**WHAT TO PRODUCE**: In the listing below, please print the line that contains "return lib().costa_hip_exchange_rounds()" and every line that follows it, exactly.

**PROVIDED RECORDS**:

def lib():
    global _lib
    if _lib is not None:
        return _lib
    if not os.environ.get("COSTA_NO_TORCH"):
        try:
            import torch
        except Exception:
            pass
    if not os.path.exists(LIB_PATH):
        raise CostaError(-1, f"native library missing: {LIB_PATH} (run __graft_entry__.build())")
    L = C.CDLL(LIB_PATH, mode=C.RTLD_GLOBAL)
    vp, i, c, i64 = C.c_void_p, C.c_int, C.c_char, C.c_int64
    sig = {
        "costa_hip_last_error": (C.c_char_p, []),
        "costa_hip_version": (i, []),
        "costa_hip_block_cyclic_layout": (i, [i, i, i, i, i, i, i, i, i, i, i, c, i, i, vp, i, c, i,
                                              C.POINTER(vp)]),
        "costa_hip_custom_layout": (i, [i, i, i, C.POINTER(i), C.POINTER(i), C.POINTER(i), i,
                                        C.POINTER(_Block), c, C.POINTER(vp)]),
        "costa_hip_layout_destroy": (None, [vp]),
        "costa_hip_layout_reorder_ranks": (i, [vp, C.POINTER(i), i]),
        "costa_hip_layout_num_blocks": (i, [vp]),
        "costa_hip_layout_shape": (i, [vp, C.POINTER(i), C.POINTER(i)]),
        "costa_hip_layout_block": (i, [vp, i, C.POINTER(i), C.POINTER(i), C.POINTER(i),
                                       C.POINTER(i), C.POINTER(vp), C.POINTER(i)]),
        "costa_hip_comm_self": (i, [i, C.POINTER(vp)]),
        "costa_hip_comm_unique_id": (i, [C.c_char_p]),
        "costa_hip_comm_create": (i, [C.c_char_p, i, i, i, C.POINTER(vp)]),
        "costa_hip_comm_emulated": (i, [i, i, i, C.POINTER(vp)]),
        "costa_hip_comm_emulate": (i, [vp, i, i, vp]),
        "costa_hip_exchange_rounds": (i, []),
        "costa_hip_round_range": (i, [i64, i, i, i, C.POINTER(i64), C.POINTER(i64)]),
        "costa_hip_comm_rank": (i, [vp]),
        "costa_hip_comm_size": (i, [vp]),
        "costa_hip_comm_destroy": (None, [vp]),
        "costa_hip_transform": (i, [vp, vp, c, vp, vp, vp]),
        "costa_hip_transform_batch": (i, [i, C.POINTER(vp), C.POINTER(vp), C.c_char_p, vp, vp,
                                          vp]),
        "costa_hip_transform_async": (i, [vp, vp, c, vp, vp, vp, vp]),
        "costa_hip_transform_batch_async": (i, [i, C.POINTER(vp), C.POINTER(vp), C.c_char_p, vp,
                                                vp, vp, vp]),
        "costa_hip_synchronize": (i, [vp]),
        "costa_hip_device_count": (i, [C.POINTER(i)]),
        "costa_hip_rccl_version": (i, [C.POINTER(i)]),
        "costa_hip_copy_and_transform": (i, [i, i, i, vp, i, i, vp, i, i, i, i, vp, vp]),
        "costa_hip_execute_tiles": (i, [i, C.POINTER(TileOp), i64, vp, vp, vp, i, i]),
        "costa_hip_execute_tiles_mixed": (i, [i, i, C.POINTER(TileOp), i64, vp, vp, vp, i, i]),
        "costa_hip_convert_subtile": (i, [i, i, C.POINTER(i), C.POINTER(i)]),
        "costa_hip_transform_tri": (i, [vp, vp, c, c, i, vp, vp, vp]),
        "costa_hip_transform_tri_async": (i, [vp, vp, c, c, i, vp, vp, vp, vp]),
        "costa_hip_execute_tiles_tri": (i, [i, C.POINTER(TriOp), i64, vp, vp, vp, i, i]),
        "costa_hip_tri_cut": (i, []),
        "costa_hip_tri_phase_ms": (i, [C.POINTER(C.c_double), i]),
        "costa_hip_tri_subtile": (i, [i, C.POINTER(i), C.POINTER(i)]),
        "costa_hip_plan_export_tri": (i, [vp, vp, c, c, i, vp, vp, i, i, C.POINTER(TriPlanInfo), vp, vp,
                                          vp, vp, vp, vp, vp, vp, vp, vp]),
        "costa_hip_transform_scaled": (i, [vp, vp, c, vp, vp, vp, vp, vp]),
        "costa_hip_transform_scaled_async": (i, [vp, vp, c, vp, vp, vp, vp, vp, vp]),
        "costa_hip_execute_tiles_scaled": (i, [i, i, C.POINTER(ScaledOp), i64, vp, vp, vp, i, vp, vp, i]),
        "costa_hip_scaled_subtile": (i, [i, i, C.POINTER(i), C.POINTER(i)]),
        "costa_hip_scaled_items": (i, [C.POINTER(i64), i]),
        "costa_hip_transform_amax": (i, [vp, vp, c, vp, vp, vp, vp, vp, vp, vp]),
        "costa_hip_transform_amax_async": (i, [vp, vp, c, vp, vp, vp, vp, vp, vp, vp, vp]),
        "costa_hip_layout_amax": (i, [vp, vp, vp, vp]),
        "costa_hip_layout_amax_async": (i, [vp, vp, vp, vp, vp]),
        "costa_hip_execute_tiles_amax": (i, [i, i, C.POINTER(ScaledOp), i64, vp, vp, vp, i, vp, vp, vp, vp,
                                             i]),
        "costa_hip_amax_items": (i, [C.POINTER(i64), i]),
        "costa_hip_transform_mx": (i, [vp, vp, c, vp, vp, C.POINTER(MxScales), C.POINTER(MxScales), i, vp]),
        "costa_hip_transform_mx_async": (i, [vp, vp, c, vp, vp, C.POINTER(MxScales), C.POINTER(MxScales), i,
                                             vp, vp]),
        "costa_hip_execute_tiles_mx": (i, [i, i, C.POINTER(ScaledOp), i64, vp, vp, vp, i, C.POINTER(MxScales),
                                           C.POINTER(MxScales), i, i64, i64, i, i]),
        "costa_hip_mx_items": (i, [C.POINTER(i64), i]),
        "costa_hip_mx_check_ops": (i, [C.POINTER(ScaledOp), i64, i, i64, i64]),
        "costa_hip_mx_check_scales": (i, [C.POINTER(MxScales), i64, i64]),
        "costa_hip_plan_export_scaled": (i, [vp, vp, c, vp, vp, i, i, C.POINTER(ScaledPlanInfo), vp, vp,
                                             vp, vp, vp, vp, vp, vp]),
        "costa_hip_plan_export": (i, [i, C.POINTER(vp), C.POINTER(vp), C.c_char_p, vp, vp, i, i,
                                      C.POINTER(PlanInfo), vp, vp, vp, vp, vp, vp, vp, vp]),
        "costa_hip_set_profiling": (i, [i]),
        "costa_hip_get_stats": (i, [C.POINTER(FullStats), i]),
        "costa_hip_release_caches": (i, []),
        "costa_hip_set_host_staging": (i, [i]),
        "costa_hip_set_planner": (i, [i]),
        "costa_hip_plan_export_device": (i, [i, i, C.POINTER(vp), C.POINTER(vp), C.c_char_p, vp, vp,
                                             i, i, C.POINTER(PlanInfo), vp, vp, vp, vp, vp, vp, vp,
                                             vp]),
        "costa_hip_set_list_builder": (i, [i]),
        "costa_hip_work_export": (i, [i, vp, i64, i, i, vp, i64, vp, i64, C.POINTER(i64)]),
    }
    for name, (res, args) in sig.items():
        try:
            f = getattr(L, name)
        except AttributeError:
            if os.environ.get("COSTA_LIB"):
                continue
            raise
        f.restype = res
        f.argtypes = args
    _lib = L
    return L


def _check(rc: int):
    if rc != 0:
        raise CostaError(rc, lib().costa_hip_last_error().decode(errors="replace"))


def _ptr(p) -> int:
    if p is None:
        return 0
    if isinstance(p, int):
        return p
    if isinstance(p, np.ndarray):
        return p.ctypes.data
    if hasattr(p, "data_ptr"):
        return p.data_ptr()
    raise TypeError(f"cannot take the address of {type(p)}")


def _scalar_bytes(code: int, x) -> bytes:
    if code in _FP32_SCALARS:
        code = FLOAT
    if code == DOUBLE:
        return struct.pack("<d", float(x))
    if code == CDOUBLE:
        z = complex(x)
        return struct.pack("<dd", z.real, z.imag)
    return np.asarray(x, dtype=_NP[code]).reshape(1).tobytes()


def _chr(x: str) -> C.c_char:
    return C.c_char(x.encode()[:1])


@dataclass
class BlockInfo:
    row_start: int
    row_end: int
    col_start: int
    col_end: int
    data: int
    ld: int


class Layout:

    def __init__(self, handle: int, dtype: int, keep: Iterable = ()):
        self._h = C.c_void_p(handle)
        self.dtype = dtype
        self._keep = list(keep)

    @property
    def handle(self) -> C.c_void_p:
        return self._h

    def num_blocks(self) -> int:
        return lib().costa_hip_layout_num_blocks(self._h)

    def block(self, i: int) -> BlockInfo:
        v = [C.c_int() for _ in range(4)]
        d, ld = C.c_void_p(), C.c_int()
        _check(lib().costa_hip_layout_block(self._h, i, *[C.byref(x) for x in v], C.byref(d),
                                            C.byref(ld)))
        return BlockInfo(v[0].value, v[1].value, v[2].value, v[3].value, d.value or 0, ld.value)

    def shape(self) -> tuple:
        m, n = C.c_int(), C.c_int()
        _check(lib().costa_hip_layout_shape(self._h, C.byref(m), C.byref(n)))
        return m.value, n.value

    def reorder_ranks(self, reordering: Sequence[int]):
        p = np.ascontiguousarray(reordering, dtype=np.int32)
        _check(lib().costa_hip_layout_reorder_ranks(self._h, p.ctypes.data_as(C.POINTER(C.c_int)),
                                                    int(p.size)))

    def close(self):
        if self._h and self._h.value:
            lib().costa_hip_layout_destroy(self._h)
            self._h = C.c_void_p(0)

    def __del__(self):
        try:
            self.close()
        except Exception:
            pass


def block_cyclic_layout(m, n, block_m, block_n, i, j, sub_m, sub_n, p_m, p_n, order, rsrc, csrc,
                        ptr, lld, ordering, rank, dtype=DOUBLE) -> Layout:
    code = element_code(dtype)
    h = C.c_void_p()
    _check(lib().costa_hip_block_cyclic_layout(code, m, n, block_m, block_n, i, j, sub_m, sub_n,
                                               p_m, p_n, _chr(order), rsrc, csrc,
                                               C.c_void_p(_ptr(ptr)), lld, _chr(ordering), rank,
                                               C.byref(h)))
    return Layout(h.value, code, [ptr])


def custom_layout(rowblocks, colblocks, rowsplit, colsplit, owners, localblocks, ordering,
                  dtype=DOUBLE) -> Layout:
    code = element_code(dtype)
    rs = np.ascontiguousarray(rowsplit, dtype=np.int32)
    cs = np.ascontiguousarray(colsplit, dtype=np.int32)
    ow = np.ascontiguousarray(owners, dtype=np.int32).reshape(-1)
    lb = list(localblocks)
    arr = np.zeros(max(1, len(lb)), _BLOCK_DTYPE)
    if lb:
        arr["data"][:len(lb)] = [_ptr(b[0]) for b in lb]
        rest = np.asarray([b[1:4] for b in lb], dtype=np.int64).reshape(len(lb), 3)
        arr["ld"][:len(lb)] = rest[:, 0]
        arr["row"][:len(lb)] = rest[:, 1]
        arr["col"][:len(lb)] = rest[:, 2]
    h = C.c_void_p()
    ip = C.POINTER(C.c_int)
    _check(lib().costa_hip_custom_layout(code, rowblocks, colblocks, rs.ctypes.data_as(ip),
                                         cs.ctypes.data_as(ip), ow.ctypes.data_as(ip), len(lb),
                                         arr.ctypes.data_as(C.POINTER(_Block)), _chr(ordering),
                                         C.byref(h)))
    return Layout(h.value, code, [b[0] for b in lb])


EMULATE_PACK, EMULATE_UNPACK, EMULATE_LOCAL = 1, 2, 3
EMULATE_PARTS = {"pack": EMULATE_PACK, "unpack": EMULATE_UNPACK, "local": EMULATE_LOCAL}


def exchange_rounds() -> int:
    return lib().costa_hip_exchange_rounds()


def round_range(count: int, elem_bytes: int, rounds: int, round: int) -> tuple:
    lo, hi = C.c_int64(), C.c_int64()
    _check(lib().costa_hip_round_range(count, elem_bytes, rounds, round, C.byref(lo), C.byref(hi)))
    return lo.value, hi.value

**WORKED SOLUTION**:
    return lib().costa_hip_exchange_rounds()


def round_range(count: int, elem_bytes: int, rounds: int, round: int) -> tuple:
    lo, hi = C.c_int64(), C.c_int64()
    _check(lib().costa_hip_round_range(count, elem_bytes, rounds, round, C.byref(lo), C.byref(hi)))
    return lo.value, hi.value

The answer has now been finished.